ML-Assisted Events Data Coding

I am working on a number of projects to help teams of researchers incorporate machine-learning models into their events data coding. I have had the most success using GPT models to help locate relevant news articles and to extract relevant details from those relevant news articles.

I have also produced a number of Shiny applications that help speed up human coding or verification of ML-models’ outputs and reduce human error.

Working papers

Coding with the machines: machine-assisted coding of rare event data, with Johanna Birnir, Ernesto Calvo, Keith Chew, Jordan Dewar, Roman Hlatky, Amy Liu, Henry Overos, and Ojashwi Pathak.
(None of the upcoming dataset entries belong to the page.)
ConvForm conv_form_pyramid(int64_t channels, int64_t out_channels, bool has_head) {
  int og = conv_og(out_channels);
  const char* og_env = getenv("S2A_CONV_OG");
  if (og_env && !has_head) og = std::min(og, std::max(1, atoi(og_env)));
  if (og == 3) og = 1;
  const int ph = (og == 4 && channels % 64 == 0) ? env_ph("S2A_CONV_PH", 2) : 1;
  return {9, og, ph, 1, 0, 0};
}

ConvForm conv_form_tail(int64_t batch, int64_t height, int64_t width) {
  const int64_t tiles16 = batch * ((width + 15) / 16) * ((height + 15) / 16);
  return {9, 1, env_ph("S2A_CONV_PH_NARROW", tiles16 >= 256 ? 2 : 1), 1, 1, 0};
}

int conv_nhwc_check_sizes(int64_t batch, int64_t channels, int64_t height, int64_t width, int64_t out_channels, int ksize,
                          int stride, bool has_residual) {
  S2A_CHECK_ARG(batch >= 0 && channels > 0 && out_channels > 0 && height > 0 && width > 0, "conv: bad shape");
  S2A_CHECK_ARG(ksize == 3 || ksize == 1, "conv: kernel size must be 1 or 3");
  S2A_CHECK_ARG(stride == 1 || stride == 2, "conv: stride must be 1 or 2");
  S2A_CHECK_ARG(!(ksize == 3 && stride == 2) || out_channels % 128 == 0, "conv: 3x3 stride 2 needs out_channels % 128 == 0");
  S2A_CHECK_ARG((channels % 64 == 0 || channels == 32) && out_channels % 64 == 0,
                "conv: channels must be 32 or a multiple of 64, out_channels a multiple of 64");
  const uint64_t x_bytes = (uint64_t)batch * height * width * channels * 2;
  S2A_CHECK_ARG(x_bytes < (1ull << 31) && (ksize == 1 || (height < 32000 && width < 32000)),
                "conv: input too large for 32-bit offsets");
  S2A_CHECK_ARG(!has_residual || (uint64_t)batch * ((height - 1) / stride + 1) * ((width - 1) / stride + 1) * out_channels * 2 < (1ull << 31),
                "conv: output too large for the fused residual (32-bit offsets)");
  return S2A_OK;
}
}
}

extern "C" int s2a_conv_nhwc_f16_form(int64_t batch, int64_t channels, int64_t height, int64_t width, int64_t out_channels,
                                      int ksize, int stride, int32_t form[6]) {
  if (int rc = conv_nhwc_check_sizes(batch, channels, height, width, out_channels, ksize, stride, false)) return rc;
  S2A_CHECK_ARG(form, "conv_form: NULL form");
  const ConvForm f = conv_form_nhwc(batch, channels, height, width, out_channels, ksize, stride);
  form[0] = f.taps, form[1] = f.og, form[2] = f.ph, form[3] = f.sd, form[4] = f.tail, form[5] = f.ht;
  return S2A_OK;
}

extern "C" int s2a_conv_nhwc_f16(const void* x, const void* weight_frag, const void* bias, const void* residual,
                                 void* out, int64_t batch, int64_t channels, int64_t height, int64_t width,
                                 int64_t out_channels, int ksize, int stride, int relu, s2a_stream_t stream) {
  if (int rc = conv_nhwc_check_sizes(batch, channels, height, width, out_channels, ksize, stride, residual != nullptr)) return rc;
  if (batch == 0) return S2A_OK;
  S2A_CHECK_ARG(x && weight_frag && out, "conv: NULL tensor");
  S2A_CHECK_ARG(((uintptr_t)x % 16) == 0 && ((uintptr_t)out % 16) == 0 && ((uintptr_t)weight_frag % 16) == 0 &&
                ((uintptr_t)bias % 8) == 0 && ((uintptr_t)residual % 16) == 0, "conv: tensors must be 16-byte aligned");
  const int Ho = (int)((height - 1) / stride + 1), Wo = (int)((width - 1) / stride + 1);
  const ConvCall c{(const _Float16*)x, (const _Float16*)weight_frag, (const _Float16*)bias, (const _Float16*)residual,
                   (_Float16*)out, batch, (int)channels, (int)height, (int)width, Ho, Wo, stride, (int)out_channels, relu,
                   as_stream(stream)};
  return c.run(conv_form_nhwc(batch, channels, height, width, out_channels, ksize, stride));
}

extern "C" int s2a_conv3x3_tail1x1_f16(const void* x, const void* weight_frag, const void* bias,
                                       const void* tail_weight_frag, const void* tail_bias, const void* residual,
                                       void* out, const void* chain_weight_frag, const void* chain_bias, void* chain_out,
                                       int64_t chain_channels, int64_t batch, int64_t channels, int64_t mid_channels,
                                       int64_t out_channels, int64_t height, int64_t width, s2a_stream_t stream) {
  S2A_CHECK_ARG(batch >= 0 && height > 0 && width > 0, "conv3x3_tail1x1: bad shape");
  S2A_CHECK_ARG(channels == 64 && mid_channels == 64 && out_channels == 256,
                "conv3x3_tail1x1: built for the 64 -> 64 -> 256 bottleneck tail");
  S2A_CHECK_ARG((uint64_t)batch * height * width * out_channels * 2 < (1ull << 31) && height < 32000 && width < 32000,
                "conv3x3_tail1x1: tensor too large for 32-bit offsets");
  if (batch == 0) return S2A_OK;
  S2A_CHECK_ARG(x && weight_frag && bias && tail_weight_frag && tail_bias && out, "conv3x3_tail1x1: NULL tensor");
  S2A_CHECK_ARG(((uintptr_t)x % 16) == 0 && ((uintptr_t)out % 16) == 0 && ((uintptr_t)weight_frag % 16) == 0 &&
                ((uintptr_t)tail_weight_frag % 16) == 0 && ((uintptr_t)bias % 8) == 0 && ((uintptr_t)tail_bias % 8) == 0 &&
                ((uintptr_t)residual % 16) == 0, "conv3x3_tail1x1: tensors must be 16-byte aligned");
  ConvExtra ex{};
  ex.store_main = 0;
  ex.tail_w = (const _Float16*)tail_weight_frag;
  ex.tail_b = (const _Float16*)tail_bias;
  ex.tail_res = (const _Float16*)residual;
  ex.tail_out = (_Float16*)out;
  if (chain_weight_frag || chain_bias || chain_out) {
    S2A_CHECK_ARG(chain_weight_frag && chain_bias && chain_out, "conv3x3_tail1x1: chain filter, bias and output go together");
    S2A_CHECK_ARG(chain_channels == 64 || chain_channels == 128, "conv3x3_tail1x1: the chained 1x1 has 64 or 128 maps");
    S2A_CHECK_ARG(((uintptr_t)chain_weight_frag % 16) == 0 && ((uintptr_t)chain_bias % 8) == 0 && ((uintptr_t)chain_out % 16) == 0,
                  "conv3x3_tail1x1: chain tensors must be 16-byte aligned");
    ex.chain_w = (const _Float16*)chain_weight_frag;
    ex.chain_b = (const _Float16*)chain_bias;
    ex.chain_out = (_Float16*)chain_out;
    ex.chain_O = (int)chain_channels;
  }
  const ConvCall c{(const _Float16*)x, (const _Float16*)weight_frag, (const _Float16*)bias, nullptr, (_Float16*)out, batch, 64,
                   (int)height, (int)width, (int)height, (int)width, 1, 64, 1, as_stream(stream), nullptr, 0, 0, ex};
  return c.run(conv_form_tail(batch, height, width));
}
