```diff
@@ -2154,7 +2166,7 @@
     if (!e) return;
     for (auto &g : e->groups) { for (DevBuf *b : {&g.tab, &g.classmap, &g.special, &g.list_off, &g.list, &g.ftable, &g.c_head, &g.c_entries, &g.c_bytes, &g.c_classes}) b->release(); g.fl.release(); g.rt.release(); }
     for (DevBuf *b : {&e->num_atoms, &e->lazy_atoms, &e->bit_atoms, &e->trig_off, &e->trig_rules, &e->always_rules, &e->iu_vals[0], &e->iu_vals[1], &e->iu_masks[0], &e->iu_masks[1], &e->country_luts, &e->rules, &e->lits,
-                      &e->set_masks, &e->ip_root4, &e->ip_root6, &e->ip_nodes, &e->geo_root4, &e->geo_root6, &e->geo_nodes, &e->geo_recs, &e->residual_blob, &e->residual_errors, &e->geo_rec_root4, &e->geo_rec_root6, &e->geo_rec_nodes, &e->pass_base, &e->colmask, &e->dir24, &e->dir_chunks, &e->dir_vals, &e->dir_summary, &e->class_rows,
+                      &e->set_masks, &e->ip_root4, &e->ip_root6, &e->ip_nodes, &e->geo_root4, &e->geo_root6, &e->geo_nodes, &e->geo_recs, &e->residual_blob, &e->residual_errors, &e->geo_rec_root4, &e->geo_rec_root6, &e->geo_rec_nodes, &e->pass_base, &e->colmask, &e->dir24, &e->dir_chunks, &e->dir_vals, &e->dir_summary, &e->dir_coarse, &e->class_rows,
                       &e->dir_esc, &e->leaf_root, &e->geo_leaf_root, &e->pass_table, &e->georec_chunks, &e->georec_vals, &e->georec_summary})
         b->release();
     if (e->residual_jit.module) {
@@ -2187,6 +2199,19 @@
     out[5] = v.ipres_packed;
     out[6] = e->n_classes;
     out[7] = P.set_words ? (uint32_t)(P.set_masks.size() / P.set_words) : 1u;
+    return PWAF_OK;
+}
+int pwaf_engine_coarse_tables(const pwaf_engine *e, uint32_t out[16]) {
+    if (!e || !out) return fail(PWAF_E_INVALID_ARG, "pwaf_engine_coarse_tables: NULL argument");
+    const IpresShape sh = ipres_shape();
+    for (int i = 0; i < 16; i++) out[i] = 0;
+    out[0] = e->dir_coarse.p ? 1u : 0u;
+    out[1] = e->dir_coarse_shift;
+    out[2] = e->dir_coarse_bytes;
+    out[3] = e->dir_coarse_set;
+    out[4] = e->dir_summary_set;
+    out[5] = e->dir_coarse.p ? sh.threads : 256u;
+    out[6] = e->dir_coarse.p ? sh.wg_per_cu : 8u;
     return PWAF_OK;
 }
 int pwaf_engine_geo_answer_tables(const pwaf_engine *e, uint32_t out[8]) {
diff --git a/pingoo_amd/csrc/kernels.h b/pingoo_amd/csrc/kernels.h
--- a/pingoo_amd/csrc/kernels.h
+++ b/pingoo_amd/csrc/kernels.h
@@ -324,6 +324,8 @@
     const uint32_t *dir_chunks, *dir_vals;
     const uint32_t *dir_summary;
     uint32_t dir_sum_shift, dir_common;
+    const uint32_t *dir_coarse;
+    uint32_t dir_coarse_shift, dir_coarse_bytes;
     const uint2 *dir_esc;
     const uint32_t *class_rows;
     uint32_t class_words;
@@ -360,6 +362,10 @@
 int launch_scan_gated(const ListScanArgs *host, uint32_t count, const ListScanArgs *dev, uint32_t *plan, const ListShape &shape, void *stream);
 int launch_verdict(const VerdictArgs &a, void *stream);
 int launch_ipres(const VerdictArgs &a, void *stream);
+struct IpresShape {
+    uint32_t threads, coarse_bytes, wg_per_cu;
+};
+IpresShape ipres_shape();
 int launch_attr(const VerdictArgs &a, void *stream);
 int launch_dir24(const VerdictArgs &a, void *out , void *esc, void *esc_count, void *stream);
 struct GeoRecArgs {
diff --git a/pingoo_amd/csrc/kernels.hip b/pingoo_amd/csrc/kernels.hip
--- a/pingoo_amd/csrc/kernels.hip
+++ b/pingoo_amd/csrc/kernels.hip
@@ -2790,9 +2790,10 @@
 
 static constexpr uint32_t DIR_ESCAPE = 0x80000000u;
 
-template <bool PACKED>
-__global__ __launch_bounds__(256) void ipres_kernel(VerdictArgs a) {
+template <bool PACKED, bool COARSE>
+__global__ __launch_bounds__(COARSE ? 1024 : 256, COARSE ? 8 : 1) void ipres_kernel(VerdictArgs a) {
     constexpr uint32_t U = 4;
+    extern __shared__ uint4 ipres_lds[];
     const bool from_row = a.asn == nullptr;
 #ifdef PWAF_PROFILING
     const bool dir = a.dir_chunks != nullptr && !((a.debug_skip >> 16) & 1u);
@@ -2801,19 +2802,43 @@
     const bool dir = a.dir_chunks != nullptr;
     constexpr bool skip_v6 = false, skip_v4 = false;
 #endif
-    const uint32_t T = gridDim.x * 256u;
-    for (uint32_t i0 = blockIdx.x * 256u + threadIdx.x; i0 < a.n; i0 += T * U) {
+    const uint32_t T = gridDim.x * blockDim.x;
+    uint32_t i0 = blockIdx.x * blockDim.x + threadIdx.x;
+    uint4 raw[U];
+    uint32_t v6b[U];
+    auto load_inputs = [&](uint32_t base) {
+#pragma unroll
+        for (uint32_t u = 0; u < U; u++) {
+            const uint32_t j = base + u * T < a.n ? base + u * T : base;
+            raw[u] = *reinterpret_cast<const uint4 *>(a.ip + (size_t)j * 16);
+            v6b[u] = a.ip_is_v6[j];
+        }
+    };
+    bool loaded = false;
+    if (COARSE) {
+        load_inputs(i0 < a.n ? i0 : 0u);
+        loaded = true;
+        const uint4 *src = reinterpret_cast<const uint4 *>(a.dir_coarse);
+        const uint32_t n16 = a.dir_coarse_bytes >> 4;
+        for (uint32_t j = threadIdx.x; j < n16; j += 4u * blockDim.x) {
+            uint4 w[4];
+#pragma unroll
+            for (uint32_t q = 0; q < 4; q++) w[q] = src[min(j + q * blockDim.x, n16 - 1u)];
+#pragma unroll
+            for (uint32_t q = 0; q < 4; q++)
+                if (j + q * blockDim.x < n16) ipres_lds[j + q * blockDim.x] = w[q];
+        }
+        __syncthreads();
+    }
+    for (; i0 < a.n; i0 += T * U) {
         uint32_t idx[U], ipw[U][4], eg[U], ei[U], k[U];
         bool live[U], v6[U], geo_walk[U], chunked[U];
-        uint4 raw[U];
-        uint32_t v6b[U];
+        if (!loaded) load_inputs(i0);
+        loaded = false;
 #pragma unroll
         for (uint32_t u = 0; u < U; u++) {
             idx[u] = i0 + u * T;
             live[u] = idx[u] < a.n;
-            const uint32_t j = live[u] ? idx[u] : i0;
-            raw[u] = *reinterpret_cast<const uint4 *>(a.ip + (size_t)j * 16);
-            v6b[u] = a.ip_is_v6[j];
         }
         uint32_t first[U], top16[U];
 #pragma unroll
@@ -2843,7 +2868,14 @@
 #pragma unroll
         for (uint32_t u = 0; u < U; u++) {
             look[u] = chunked[u] ? 1u : 0u;
-            if (chunked[u] && a.dir_summary != nullptr) {
+            if (COARSE && chunked[u]) {
+                const uint32_t blk = ((top16[u] << 8) | ip_byte(ipw[u], 2)) >> a.dir_coarse_shift;
+                look[u] = (reinterpret_cast<const uint32_t *>(ipres_lds)[blk >> 5] >> (blk & 31u)) & 1u;
+            }
+        }
+#pragma unroll
+        for (uint32_t u = 0; u < U; u++) {
+            if (look[u] && a.dir_summary != nullptr) {
                 const uint32_t blk = ((top16[u] << 8) | ip_byte(ipw[u], 2)) >> a.dir_sum_shift;
                 look[u] = (a.dir_summary[blk >> 5] >> (blk & 31u)) & 1u;
             }
@@ -3284,6 +3316,19 @@
     return (int)hipGetLastError();
 }
 
+#ifndef PWAF_IPRES_SHAPE
+#define PWAF_IPRES_SHAPE 1
+#endif
+IpresShape ipres_shape() {
+    static const IpresShape shapes[4] = {{256, 0, 8}, {1024, 64 * 1024, 2}, {512, 32 * 1024, 4}, {1024, 64 * 1024, 1}};
+#ifdef PWAF_PROFILING
+    static const uint32_t pick = getenv("PWAF_IPRES_SHAPE") ? (uint32_t)atoi(getenv("PWAF_IPRES_SHAPE")) & 3u : (uint32_t)PWAF_IPRES_SHAPE;
+#else
+    const uint32_t pick = PWAF_IPRES_SHAPE;
+#endif
+    return shapes[pick];
+}
+
 int launch_ipres(const VerdictArgs &a, void *stream) {
     if (a.n == 0) return 0;
 #ifdef PWAF_PROFILING
@@ -3291,9 +3336,17 @@
 #else
     const uint32_t forced = 0;
 #endif
+    if (a.dir_coarse != nullptr) {
+        const IpresShape sh = ipres_shape();
+        if (a.dir_coarse_shift > 17u || a.dir_coarse_bytes != (1u << 21) >> a.dir_coarse_shift || a.dir_coarse_bytes > sh.coarse_bytes) return (int)hipErrorInvalidValue;
+        const uint32_t blocks = std::min<uint32_t>((a.n + sh.threads - 1) / sh.threads, forced ? forced : sh.wg_per_cu * std::max(1u, a.attr_blocks));
+        if (a.ipres_packed) hipLaunchKernelGGL((ipres_kernel<true, true>), dim3(blocks), dim3(sh.threads), a.dir_coarse_bytes, (hipStream_t)stream, a);
+        else hipLaunchKernelGGL((ipres_kernel<false, true>), dim3(blocks), dim3(sh.threads), a.dir_coarse_bytes, (hipStream_t)stream, a);
+        return (int)hipGetLastError();
+    }
     const uint32_t blocks = std::min<uint32_t>((a.n + 255) / 256, forced ? forced : 8 * std::max(1u, a.attr_blocks));
-    if (a.ipres_packed) hipLaunchKernelGGL(ipres_kernel<true>, dim3(blocks), dim3(256), 0, (hipStream_t)stream, a);
-    else hipLaunchKernelGGL(ipres_kernel<false>, dim3(blocks), dim3(256), 0, (hipStream_t)stream, a);
+    if (a.ipres_packed) hipLaunchKernelGGL((ipres_kernel<true, false>), dim3(blocks), dim3(256), 0, (hipStream_t)stream, a);
+    else hipLaunchKernelGGL((ipres_kernel<false, false>), dim3(blocks), dim3(256), 0, (hipStream_t)stream, a);
     return (int)hipGetLastError();
 }
 
diff --git a/pingoo_amd/engine.py b/pingoo_amd/engine.py
--- a/pingoo_amd/engine.py
+++ b/pingoo_amd/engine.py
@@ -141,6 +141,7 @@
     L.pwaf_async_poll_geo.argtypes = [vp, C.POINTER(_abi.Completion), C.POINTER(_abi.Geo), C.c_size_t]
     L.pwaf_async_poll_geo.restype = C.c_size_t
     L.pwaf_engine_geo_answer_tables.argtypes = [vp, C.POINTER(C.c_uint32)]
+    L.pwaf_engine_coarse_tables.argtypes = [vp, C.POINTER(C.c_uint32)]
     L.pwaf_geoip_from_mmdb.argtypes = [C.c_char_p, C.c_size_t, C.POINTER(C.POINTER(_abi.GeoipEntry)), C.POINTER(C.c_size_t)]
     L.pwaf_geoip_from_file_image.argtypes = [C.c_char_p, C.c_char_p, C.c_size_t, C.POINTER(C.POINTER(_abi.GeoipEntry)), C.POINTER(C.c_size_t)]
     L.pwaf_zstd_decompress.argtypes = [C.c_char_p, C.c_size_t, C.POINTER(C.c_void_p), C.POINTER(C.c_size_t)]
@@ -380,6 +381,13 @@
         if rc != 0:
             _raise(rc, lib().pwaf_last_error().decode(errors="replace"))
         return dict(zip(_abi.ADDRESS_TABLE_FIELDS, (int(x) for x in out)))
+
+    def coarse_tables(self) -> dict:
+        out = (C.c_uint32 * len(_abi.COARSE_TABLE_FIELDS))()
+        rc = lib().pwaf_engine_coarse_tables(self._h, out)
+        if rc != 0:
+            _raise(rc, lib().pwaf_last_error().decode(errors="replace"))
+        return dict(zip(_abi.COARSE_TABLE_FIELDS, (int(x) for x in out)))
 
     def geo_answer_tables(self) -> dict:
         out = (C.c_uint32 * len(_abi.GEO_ANSWER_TABLE_FIELDS))()
```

While machine coding of data has dramatically advanced in recent years, we do not know the relative performance of supervised and semi-supervised algorithms when coding political data – especially when compared to human coding. In this note, we juxtapose (1) a semi-supervised dictionary-based classifier with (2) an out-of-the-box GPT 4 model and (3) a fine-tuned BERT transformer – and compare all three to human coding of rare events data. We find that the transformer models outperform the bag-of-words approach, especially when fine tuned. None of the models beat human coding – but only in well-known contexts. Our results, however, suggest that the transformers do better than humans in less familiar contexts and that with additional training they can rapidly close the remaining gap to humans. We conclude by discussing the benefits and drawbacks of machine coding.

Presentations

UMD Methods Workshop (Fall 2023)

Do you research political events, including protests, mediation, voting, or sanctions? Our traditional method for collecting these events data involves reading thousands of news articles to extract the relevant information and put it into a dataset that we can use for our analysis. This process is very time-consuming and can be prone to error. Happily, advanced large language models, including GPT, can assist us. These models are easy to use in R and can be seamlessly integrated into your data collection process. I will step through how to use out-of-the-box GPT models in R to extract useful information from news articles. You can use these models to extract information from thousands of news articles in mere minutes.